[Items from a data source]
· · ·

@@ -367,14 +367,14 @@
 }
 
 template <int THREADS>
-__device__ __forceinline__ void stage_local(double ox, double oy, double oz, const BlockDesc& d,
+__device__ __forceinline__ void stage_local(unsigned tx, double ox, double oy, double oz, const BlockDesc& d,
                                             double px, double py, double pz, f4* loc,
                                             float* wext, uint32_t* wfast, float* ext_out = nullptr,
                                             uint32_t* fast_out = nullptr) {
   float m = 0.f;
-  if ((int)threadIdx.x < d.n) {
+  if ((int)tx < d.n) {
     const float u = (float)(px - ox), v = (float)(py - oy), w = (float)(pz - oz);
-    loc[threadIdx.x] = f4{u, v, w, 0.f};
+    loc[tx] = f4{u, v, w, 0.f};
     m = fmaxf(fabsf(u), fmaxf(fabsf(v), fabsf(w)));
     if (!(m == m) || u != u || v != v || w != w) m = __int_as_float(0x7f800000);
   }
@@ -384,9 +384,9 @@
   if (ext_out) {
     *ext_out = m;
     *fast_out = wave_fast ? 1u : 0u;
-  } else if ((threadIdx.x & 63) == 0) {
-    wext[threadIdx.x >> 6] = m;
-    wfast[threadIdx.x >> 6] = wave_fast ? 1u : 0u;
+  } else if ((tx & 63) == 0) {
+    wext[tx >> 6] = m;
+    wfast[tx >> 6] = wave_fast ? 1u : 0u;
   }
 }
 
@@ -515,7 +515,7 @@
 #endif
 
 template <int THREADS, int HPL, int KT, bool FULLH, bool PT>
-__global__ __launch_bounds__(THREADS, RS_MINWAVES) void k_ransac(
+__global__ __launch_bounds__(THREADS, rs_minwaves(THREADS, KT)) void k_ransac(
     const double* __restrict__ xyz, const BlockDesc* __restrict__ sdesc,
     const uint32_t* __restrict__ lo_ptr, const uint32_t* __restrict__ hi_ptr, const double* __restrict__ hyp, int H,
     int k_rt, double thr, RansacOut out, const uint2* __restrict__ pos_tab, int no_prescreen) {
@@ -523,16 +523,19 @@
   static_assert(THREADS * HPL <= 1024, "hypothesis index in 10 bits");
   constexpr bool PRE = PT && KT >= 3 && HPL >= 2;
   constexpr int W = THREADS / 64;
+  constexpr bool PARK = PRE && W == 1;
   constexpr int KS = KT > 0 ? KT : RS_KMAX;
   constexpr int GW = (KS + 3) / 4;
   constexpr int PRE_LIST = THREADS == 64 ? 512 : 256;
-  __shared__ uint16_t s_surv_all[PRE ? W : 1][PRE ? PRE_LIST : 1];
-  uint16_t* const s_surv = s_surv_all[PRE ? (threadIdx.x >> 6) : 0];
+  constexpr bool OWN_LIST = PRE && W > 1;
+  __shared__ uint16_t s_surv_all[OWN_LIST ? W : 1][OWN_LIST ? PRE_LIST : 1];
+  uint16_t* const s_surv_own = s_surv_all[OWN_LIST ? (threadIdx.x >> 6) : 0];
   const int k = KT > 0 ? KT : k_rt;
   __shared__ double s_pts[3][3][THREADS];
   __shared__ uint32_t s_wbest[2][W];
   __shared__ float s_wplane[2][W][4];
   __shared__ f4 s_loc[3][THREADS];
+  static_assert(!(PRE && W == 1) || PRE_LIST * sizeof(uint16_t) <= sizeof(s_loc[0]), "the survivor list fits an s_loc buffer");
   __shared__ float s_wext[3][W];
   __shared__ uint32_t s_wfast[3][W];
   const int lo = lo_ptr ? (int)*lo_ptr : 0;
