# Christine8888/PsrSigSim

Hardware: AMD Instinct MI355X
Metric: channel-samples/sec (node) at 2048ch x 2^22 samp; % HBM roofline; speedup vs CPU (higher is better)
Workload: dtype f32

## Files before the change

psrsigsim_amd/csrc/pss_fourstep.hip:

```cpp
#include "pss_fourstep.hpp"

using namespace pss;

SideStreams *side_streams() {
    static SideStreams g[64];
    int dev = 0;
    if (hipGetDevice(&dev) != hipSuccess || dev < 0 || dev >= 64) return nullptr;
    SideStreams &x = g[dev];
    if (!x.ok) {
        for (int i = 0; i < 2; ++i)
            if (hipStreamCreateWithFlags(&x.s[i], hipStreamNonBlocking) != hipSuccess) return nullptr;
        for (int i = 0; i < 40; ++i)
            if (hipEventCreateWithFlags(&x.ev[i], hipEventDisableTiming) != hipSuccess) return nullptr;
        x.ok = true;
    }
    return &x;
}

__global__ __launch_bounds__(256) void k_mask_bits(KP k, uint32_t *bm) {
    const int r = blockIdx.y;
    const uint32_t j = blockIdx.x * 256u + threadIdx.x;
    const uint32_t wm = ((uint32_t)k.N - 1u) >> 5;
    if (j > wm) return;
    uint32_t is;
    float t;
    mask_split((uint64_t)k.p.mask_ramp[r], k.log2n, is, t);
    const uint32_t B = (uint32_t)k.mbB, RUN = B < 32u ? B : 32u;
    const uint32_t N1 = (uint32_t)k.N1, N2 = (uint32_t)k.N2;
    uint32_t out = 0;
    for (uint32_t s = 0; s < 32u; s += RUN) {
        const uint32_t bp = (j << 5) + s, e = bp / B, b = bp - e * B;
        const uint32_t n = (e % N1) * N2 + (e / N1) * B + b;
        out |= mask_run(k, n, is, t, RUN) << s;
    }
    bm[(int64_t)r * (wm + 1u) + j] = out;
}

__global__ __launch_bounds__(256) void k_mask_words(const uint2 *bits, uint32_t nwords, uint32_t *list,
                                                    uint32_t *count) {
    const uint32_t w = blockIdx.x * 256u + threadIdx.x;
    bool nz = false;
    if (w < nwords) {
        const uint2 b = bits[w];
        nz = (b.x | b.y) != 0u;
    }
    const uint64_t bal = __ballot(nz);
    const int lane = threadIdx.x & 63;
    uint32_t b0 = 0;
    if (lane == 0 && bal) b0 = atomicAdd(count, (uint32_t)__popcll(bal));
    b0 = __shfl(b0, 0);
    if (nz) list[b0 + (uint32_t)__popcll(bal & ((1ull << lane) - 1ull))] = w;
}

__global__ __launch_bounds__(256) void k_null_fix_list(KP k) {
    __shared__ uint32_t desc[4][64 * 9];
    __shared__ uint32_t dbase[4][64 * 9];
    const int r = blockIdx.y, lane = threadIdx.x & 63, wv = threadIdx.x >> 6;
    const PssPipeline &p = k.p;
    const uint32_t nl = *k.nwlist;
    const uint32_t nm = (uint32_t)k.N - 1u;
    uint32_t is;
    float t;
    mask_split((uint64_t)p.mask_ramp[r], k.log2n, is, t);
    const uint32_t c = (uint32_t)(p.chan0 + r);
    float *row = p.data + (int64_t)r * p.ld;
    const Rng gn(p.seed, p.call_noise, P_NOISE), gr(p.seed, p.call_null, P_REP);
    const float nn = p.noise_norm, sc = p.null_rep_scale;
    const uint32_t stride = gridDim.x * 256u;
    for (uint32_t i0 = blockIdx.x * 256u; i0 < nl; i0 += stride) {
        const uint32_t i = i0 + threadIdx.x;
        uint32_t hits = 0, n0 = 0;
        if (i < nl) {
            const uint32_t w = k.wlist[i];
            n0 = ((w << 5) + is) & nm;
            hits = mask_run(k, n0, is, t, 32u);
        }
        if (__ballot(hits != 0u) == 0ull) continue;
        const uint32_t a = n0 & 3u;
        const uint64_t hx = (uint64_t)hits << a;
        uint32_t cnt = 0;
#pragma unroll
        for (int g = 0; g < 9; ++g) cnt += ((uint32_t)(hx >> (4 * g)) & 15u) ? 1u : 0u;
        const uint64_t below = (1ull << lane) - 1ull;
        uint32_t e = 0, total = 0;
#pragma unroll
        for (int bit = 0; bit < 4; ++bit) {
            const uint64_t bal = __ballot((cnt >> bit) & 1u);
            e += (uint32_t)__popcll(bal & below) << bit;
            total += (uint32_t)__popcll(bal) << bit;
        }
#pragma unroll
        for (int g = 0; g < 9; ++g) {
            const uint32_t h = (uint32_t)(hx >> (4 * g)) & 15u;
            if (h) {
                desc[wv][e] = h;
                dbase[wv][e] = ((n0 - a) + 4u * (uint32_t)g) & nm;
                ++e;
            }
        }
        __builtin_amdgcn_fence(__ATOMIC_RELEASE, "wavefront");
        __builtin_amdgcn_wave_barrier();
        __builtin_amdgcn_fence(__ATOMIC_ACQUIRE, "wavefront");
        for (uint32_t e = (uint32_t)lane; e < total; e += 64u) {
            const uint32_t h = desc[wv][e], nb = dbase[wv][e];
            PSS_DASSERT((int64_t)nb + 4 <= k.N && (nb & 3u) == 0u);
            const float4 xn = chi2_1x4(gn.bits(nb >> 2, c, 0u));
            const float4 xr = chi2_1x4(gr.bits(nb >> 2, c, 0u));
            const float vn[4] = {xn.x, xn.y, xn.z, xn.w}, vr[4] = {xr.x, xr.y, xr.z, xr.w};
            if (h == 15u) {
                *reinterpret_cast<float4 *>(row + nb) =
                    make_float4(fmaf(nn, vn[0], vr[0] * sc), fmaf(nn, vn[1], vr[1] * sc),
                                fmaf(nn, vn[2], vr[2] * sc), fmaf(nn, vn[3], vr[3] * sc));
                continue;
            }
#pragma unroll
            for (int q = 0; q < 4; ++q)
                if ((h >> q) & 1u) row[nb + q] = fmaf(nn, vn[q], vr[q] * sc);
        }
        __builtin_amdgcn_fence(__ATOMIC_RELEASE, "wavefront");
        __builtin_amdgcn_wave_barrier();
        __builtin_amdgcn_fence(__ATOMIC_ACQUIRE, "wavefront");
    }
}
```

· · ·

**TASK OBJECTIVE**
Report every line in the data that holds "else", copying each one.

**TASK ANSWER**
-  } else if ((threadIdx.x & 63) == 0) {
+  } else if ((tx & 63) == 0) {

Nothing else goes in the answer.